FIG. 1 An automatic drilling machine
FIG. 2 Control circuit using a relay
For such control operations, what form might a controller have? We could wire up electrical circuits in which the closing or opening of switches would result in motors being switched on or valves being actuated. Thus we might have the closing of a switch activating a relay which, in turn, switches on the current to a motor and causes the drill to rotate (FIG. 2). Another switch might be used to activate a relay and switch on the current to a pneumatic or hydraulic valve which results in pressure being switched to drive a piston in a cylinder and so results in the workpiece being pushed into the required position.
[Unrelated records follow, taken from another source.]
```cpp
__device__ __forceinline__ void commit_ticket(const Eng& E, Ctl* c) {
    __syncthreads();
    if (threadIdx.x == 0) {
        uint32_t t = atomicAdd(&c->ticket_a.v, 1u);
        if (t == gridDim.x - 1) {
            c->ticket_a.v = 0;
            c->iters += 1;
            if (c->stop_after || c->failed) {
                c->done = 1;
            } else {
                const uint32_t fb = c->cur_f;
                const uint32_t live = __hip_atomic_load(&c->open_n[fb].v, __ATOMIC_RELAXED, __HIP_MEMORY_SCOPE_AGENT) -
                                      __hip_atomic_load(&c->front_dead.v, __ATOMIC_RELAXED, __HIP_MEMORY_SCOPE_AGENT) - c->front_above;
                c->want = live < (uint32_t)E.B ? live : (uint32_t)E.B;
                c->ret_n.v = 0;
                c->goal_best = ~0ull;
                c->first_solved = NIL;
                c->gbar.v = 0;
                c->grange.kmin = ~0ull;
                c->grange.kmax = 0;
                c->grange.imin = ~0u;
                c->grange.imax = 0;
            }
        }
    }
}

template <bool FUSED>
__global__ __launch_bounds__(1024) void k_commit(const Eng* __restrict__ engs, int packed) {
    const Eng& E = engs[blockIdx.y];
    Ctl* c = E.ctl;
    if (c->done) return;
    Stamp stamp(E, P_COMMIT);
    __shared__ uint32_t sh[3 * 16 + 3];
    __shared__ uint32_t lh[NBIN];
    __shared__ uint64_t red[4][16];
    const IterState& S1 = st_next(c);
    const uint32_t m = S1.m, base = S1.base;
    const uint32_t fb = c->cur_f, bb = c->cur_b;
    const uint64_t T = c->T;
    const uint32_t j = blockIdx.x * 1024 + threadIdx.x;
    if (blockIdx.x * 1024 >= m) {
        commit_ticket(E, c);
        return;
    }
    uint64_t rng_snap;
    {
        const uint32_t sl = threadIdx.x < 4 ? threadIdx.x : 0u;
        const uint32_t sbuf = sl < 2 ? fb : bb;
        const uint64_t* sp = (sl & 1) ? &c->rng[sbuf].kmax : &c->rng[sbuf].kmin;
        asm volatile("global_load_dwordx2 %0, %1, off" : "=v"(rng_snap) : "v"(sp) : "memory");
    }
    for (int k = 0; k < kBinsPerThread; k++) lh[kBinsPerThread * threadIdx.x + k] = 0;
    const uint64_t bin_kmin = c->sel_kmin;
    const uint32_t bin_shift = c->shift;
    __syncthreads();
    const bool live = j < m;
    const uint32_t id = base + j;
    bool keep = false, is_new = false;
    uint32_t gj = 0, my_slot = 0;
    float h_early = 0.f;
    uint8_t solved_early = 0;
    if (live) {
        if (!packed) h_early = E.child_h[j];
        solved_early = E.solved[id];
        const uint8_t fl = E.child_flags[j];
        is_new = (fl & F_NEW) != 0;
        gj = E.pop_g[j / (uint32_t)E.A] + 1u;
        const uint32_t slot = E.child_slot[j];
        my_slot = slot;
        bool is_min;
        uint32_t first = j;
        bool multi = false;
        if constexpr (FUSED) {
            multi = E.child_multi[j] != 0;
            const Dec d = decide_child(E, base, m, j, slot, E.child_v0[j], gj, multi);
            keep = d.keep;
            is_min = d.is_min;
            first = d.first;
        } else {
            keep = (fl & F_KEEP) != 0;
            is_min = (fl & F_MIN) != 0;
        }
        if (keep && is_min) {
            E.tab[slot].g = gj;
            if (E.sem == DCA_SEM_CPP) {
                uint32_t rep = (uint32_t)E.tab[slot].entry;
                if (FUSED && rep >= base) rep = base + first;
                if (rep != id) {
                    E.g[rep] = (int32_t)gj;
                    E.parent[rep] = E.parent[id];
                    E.move[rep] = E.move[id];
                }
            }
        }
        if (FUSED && multi && j == first) fix_representative(E, base, slot, id);
        E.child_multi[j] = 0;
    }
    uint64_t key = 0;
    uint32_t pid_flag = 0;
    if (keep) {
        const float hraw = packed ? E.pk_h[E.kept_pos[j]] : h_early;
        const float hv = fmaxf(hraw, 0.0f);
        const bool ns = solved_early == 0;
        pid_flag = ns ? 0u : ID_SOLVED;
        double cost;
        if (E.sem == DCA_SEM_PY) {
            cost = __dadd_rn(__dmul_rn(E.w, (double)gj), __dmul_rn((double)hv, ns ? 1.0 : 0.0));
        } else {
            cost = (double)__fadd_rn(__fmul_rn(hv, ns ? 1.0f : 0.0f), __fmul_rn(E.wf, (float)gj));
        }
        key = key_of_cost(cost);
    }
    const bool tof = keep && key <= T, tob = keep && key > T;
    const uint32_t hbin = c->hbin;
    if (tof) {
        const uint32_t f = bin_of(key, bin_kmin, bin_shift);
        if (f < hbin) atomicAdd(&lh[f], 1u);
    }
    const uint32_t cnt[3] = {tof ? 1u : 0u, tob ? 1u : 0u, is_new ? 1u : 0u};
    uint32_t* const ctr[3] = {&c->open_n[fb].v, &c->open_n[bb].v, &c->closed_n.v};
    uint32_t pos[3];
    block_reserveK<1024, 3>(cnt, ctr, pos, sh);
    static_assert(kBinsPerThread % 2 == 0, "bins are flushed in aligned pairs");
    if (kBinsPerThread * threadIdx.x < hbin) {
#pragma unroll
        for (int k = 0; k < kBinsPerThread; k += 2) {
            const uint32_t v0 = lh[kBinsPerThread * threadIdx.x + k], v1 = lh[kBinsPerThread * threadIdx.x + k + 1];
            if (v0 | v1)
                atomicAdd(reinterpret_cast<unsigned long long*>(&E.hist[kBinsPerThread * threadIdx.x + k]),
                          (unsigned long long)v0 | ((unsigned long long)v1 << 32));
        }
    }
    if (is_new && pos[2] < E.max_nodes) E.closed_slots[pos[2]] = my_slot;
    if (tof) {
        if (pos[0] < E.front_cap) {
            E.open_key[fb][pos[0]] = key;
            E.open_id[fb][pos[0]] = id | pid_flag;
        } else {
            c->failed = 1;
        }
    } else if (tob) {
        if (pos[1] < E.max_nodes) {
            E.open_key[bb][pos[1]] = key;
            E.open_id[bb][pos[1]] = id | pid_flag;
        } else {
            c->failed = 1;
        }
// ... 1019 lines not shown
```

Before: 94.75 million.

## Hoist control and input loads to kernel heads across collect, rank, expand, commit

Across several kernels, the control-block fields, histogram slices, per-child inputs and per-parent pop ids are now loaded in one batch at kernel entry, before the done check. Empty asm statements force these loads to be issued early so their latencies overlap instead of being serialised behind dependent branches. The rank kernel also gets a compact RankEng struct whose pointers are pinned to scalar registers through a constant-address-space load and readfirstlane. The cost is speculative loads, using clamped indices, on blocks that would otherwise exit early, plus higher register pressure.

Such electrical circuits would have to be specific to the automatic drilling machine.
However, instead of hardwiring each control circuit for each control situation we can use the same basic system for all situations if we use a microprocessor-based system and write a program to instruct the microprocessor how to react to each input signal from, say, switches and give the required outputs to, say, motors and valves. Thus we might have a program of the form:
If switch A closes
Output to motor circuit
If switch B and C closed
Output to valve circuit
By changing the instructions in the program we can use the same microprocessor system to control a wide variety of situations.
This section, after considering the functions of logic gates, takes a look at the programmable logic controller (PLC). A PLC is a microprocessor-based system that uses a programmable memory to store instructions and implement functions such as logic, sequencing, timing, counting and arithmetic in order to control machines and processes and is designed to be operated by engineers with perhaps a limited knowledge of computers and computing languages.
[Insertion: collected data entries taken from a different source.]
+int seld_gru_dwhh(const void* dgi, const void* dghn, const void* y, int in_is_bf16, int64_t B, int64_t T, int64_t H,
+                  void* dw_hh, int out_is_bf16, float* workspace, void* stream_) {
+  using namespace seld;
+  const DeviceState* st = current_state();
+  if (!st) return kErrNotInitialised;
+  if (!dgi || !dghn || !y || !dw_hh || !workspace || B <= 0 || T <= 0)
+    return fail(kErrInvalidArgument, "seld_gru_dwhh: bad argument");
+  if (!in_is_bf16 || !dwhh_shape_ok(B, T, H))
+    return fail(kErrUnsupported, "seld_gru_dwhh: bf16 dgi / dghn / y and H = 256 required");
+  if (((reinterpret_cast<uintptr_t>(dgi) | reinterpret_cast<uintptr_t>(dghn) | reinterpret_cast<uintptr_t>(y) |
+        reinterpret_cast<uintptr_t>(dw_hh) | reinterpret_cast<uintptr_t>(workspace)) & 15) != 0)
+    return fail(kErrInvalidArgument, "seld_gru_dwhh: 16-byte aligned tensors required");
+  const DwhhPlan pl = dwhh_plan(B, T, st->num_cus);
+  hipStream_t stream = static_cast<hipStream_t>(stream_);
+  const int groups = 2 * pl.slabs;
+  const dim3 grid(static_cast<unsigned>((groups + 7) / 8 * 8 * kDwGroup));
+  hipLaunchKernelGGL(gru_dwhh_kernel, grid, dim3(kDwThreads), 0, stream, static_cast<const unsigned short*>(dgi),
+                     static_cast<const unsigned short*>(dghn), static_cast<const unsigned short*>(y),
+                     static_cast<int>(T), pl.chunks_per_clip, pl.chunks, pl.per_slab, groups, workspace);
+  SELD_HIP_TRY(hipGetLastError());
+  SELD_HIP_TRY(slab_sum(workspace, pl.slabs, kDwCount, dw_hh, out_is_bf16 != 0, stream));
+  return kOk;
+}
+
+}
diff --git a/sound-event-localization-detection_amd/seld_gru.py b/sound-event-localization-detection_amd/seld_gru.py
--- a/sound-event-localization-detection_amd/seld_gru.py
+++ b/sound-event-localization-detection_amd/seld_gru.py
@@ -1,3 +1,5 @@
+import os
+
 import torch
 import torch.nn.functional as F
 
@@ -7,6 +9,8 @@
 
 HIDDEN = 256
 direct_backward = True
+fused_dwhh = os.environ.get("SELD_FUSED_DWHH", "1") != "0"
+dwhh_first = os.environ.get("SELD_DWHH_FIRST", "1") != "0"
 
 
 def applicable(module, x):
@@ -78,7 +82,14 @@
                 for db, full in zip((db_ih, db_hh), fp32):
                     if db is not full:
                         db.copy_(full)
+                fused = fused_dwhh and seld_native.gru_dwhh_applicable(dgi, dghn, y, dw_hh)
+                if fused and dwhh_first:
+                    seld_native.gru_dwhh(dgi, dghn, y, dw_hh)
                 tall_product(dgi2, x2, out=dw_ih, columns_cf=ctx.feature_cf)
+                if fused and not dwhh_first:
+                    seld_native.gru_dwhh(dgi, dghn, y, dw_hh)
+                if fused:
+                    return
                 hp = seld_native.gru_previous_state(y).view(n, 2 * h)
                 chunks = chunk_count(n, 6 * h, 2 * h)
                 p_gi = tall_chunks(dgi2, hp, chunks)
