void set_error(const std::string& msg) {
// ... 791 lines not shown
  KpRefineArgs r{};
  r.logits = sp->logits.as<float>(); r.img_stride = (size_t)Hc * Wc * kLogitStride; r.cell_stride = kLogitStride; r.chan_stride = 1;
  r.Hc = Hc; r.Wc = Wc; r.pix = sp->pix.as<int>(); r.n_dev = n_dev; r.n_host = 0; r.max_kp = sp->cfg.max_keypoints;
  r.kp_xys = kp; r.scale_x = scale_x; r.scale_y = scale_y; r.offsets = nullptr;
  launch_kp_refine(r, B, s);
  return hipGetLastError();
}
static int sp_select(sship_sp* sp, int B, int H, int W, float* scores_out, float* kp_out, int* n_out, hipStream_t s) {
  int H2, W2, H4, W4, Hc, Wc;
  sp_shapes(H, W, H2, W2, H4, W4, Hc, Wc);
  if (sp->cand_zero_ptr != sp->cand_count.p || sp->cand_zero_n < B || sp->cand_zero_stream != s)
    SSHIP_HIP_CHECK(hipMemsetAsync(sp->cand_count.p, 0, (size_t)B * 4, s));
  sp->cand_zero_ptr = sp->cand_count.p; sp->cand_zero_n = 0; sp->cand_zero_stream = s;
  NmsArgs a{};
  a.logits = sp->logits.as<float>(); a.ls = kLogitStride; a.B = B; a.H = Hc * 8; a.W = Wc * 8;
  a.radius = sp->cfg.nms_radius; a.thr_f = sp->thr_f; a.border = sp->cfg.remove_borders;
  a.cand = sp->cand.as<unsigned long long>(); a.cand_count = sp->cand_count.as<int>(); a.cap = sp->cap;
  a.scores_out = scores_out;
  launch_nms_tile(0, a, s);
  g_timer.mark_fine("sp_extract_stereo:select/nms_tile", s);
  TopkArgs t{};
  t.cand = a.cand; t.cand_count = a.cand_count; t.cap = sp->cap; t.max_kp = sp->cfg.max_keypoints;
  t.score_w = Wc * 8;
  t.scale_x = static_cast<float>(W) / (Wc * 8);
  t.scale_y = static_cast<float>(H) / (Hc * 8);
  t.desc_h = Hc; t.desc_w = Wc; t.kp_xys = kp_out; t.cell_h = sp->cell_h.as<int>(); t.cell_w = sp->cell_w.as<int>();
  t.n_out = n_out; t.n_cand_out = nullptr; t.reset_count = a.cand_count;
  t.pix = sp_wants_pix(sp) ? sp->pix.as<int>() : nullptr;
  launch_topk(t, B, s);
  SSHIP_HIP_CHECK(hipGetLastError());
  sp->cand_zero_n = B;
  if (sp->kp_refinement == SSHIP_KP_SUBPIXEL) {
    g_timer.mark_fine("sp_extract_stereo:select/topk", s);
    SSHIP_HIP_CHECK(sp_refine(sp, B, Hc, Wc, kp_out, n_out, t.scale_x, t.scale_y, s));
    g_timer.mark(g_profiling >= 2 ? "sp_extract_stereo:select/kp_refine" : "sp_extract_stereo:select", s);
    return SSHIP_OK;
  }
  g_timer.mark(g_profiling >= 2 ? "sp_extract_stereo:select/topk" : "sp_extract_stereo:select", s);
  return SSHIP_OK;
}

static hipError_t conv1ab(sship_sp* sp, const uint8_t* img, _Float16* out, int B, int H, int W, hipStream_t s) {
#if SSHIP_DEV_SWITCHES
  if (conv_mode() == 2) return sp_conv1ab_fused(sp->c1b, sp->w1a_frag, sp->b1a, img, out, B, H, W, s);
#endif
  return sp_conv1ab_pp(sp->c1b, sp->w1a_fragb, sp->b1a, img, out, B, H, W, s);
}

Thus, the designers of the PLC have pre-programmed it so that the control program can be entered using a simple, rather intuitive, form of language. Input devices, e.g. sensors such as switches, and output devices in the system being controlled, e.g. motors, valves, etc., are connected to the PLC. The operator then enters a sequence of instructions, i.e. a program, into the memory of the PLC. The controller then monitors the inputs and outputs according to this program and carries out the control rules for which it has been programmed.
PLCs have the great advantage that the same basic controller can be used with a wide range of control systems. To modify a control system and the rules that are to be used, all that is necessary is for an operator to key in a different set of instructions. There is no need to rewire. The result is a flexible, cost effective, system which can be used with control systems which vary quite widely in their nature and complexity. The first PLC was developed in 1969. They are now widely used and extend from small self-contained units for use with perhaps 20 digital inputs/outputs to modular systems which can be used for large numbers of inputs/outputs, handle digital or analogue inputs/outputs, and also carry out proportional-integral-derivative control modes.
FIG. 3 An AND gate
2. Logic gates
Consider the control system (FIG. 3) where the water input valve to the domestic washing machine switched on if we have both the door to the machine closed, input signal A, and a particular time in the operating cycle has been reached, input signal B. There are two input signals which can be either yes or no signals and an output signal which can be a yes or no signal. The controller is programmed to give a yes output if both the input signals are yes and a no output when one or both of them are no.
These two levels may be represented by the binary number system with the on level being represented by 1 and the off level by 0. Thus, for FIG. 3, if inputs and input B are both 1 then there is an output of 1.
If either input A or input B or both are 0 then the output is 0. Such an operation is said to be controlled by a logic gate, in this case an AND gate.
Table 1 AND gate
Table 2 OR gate
FIG. 4 OR gate
FIG. 5 NOT gate
Table 3 NOT gate
FIG. 6 Logic gate symbols: (a) AND, (b) OR, (c) NOT
The relationships between inputs to a logic gate and the outputs can be tabulated in a form known as a truth table. Thus for an AND gate with inputs A and B and a single output Q, we will have a 1 output when, and only when, A = 1 and B - 1. All other combinations of A and B will generate a 0 output. The truth table is given in Table 1.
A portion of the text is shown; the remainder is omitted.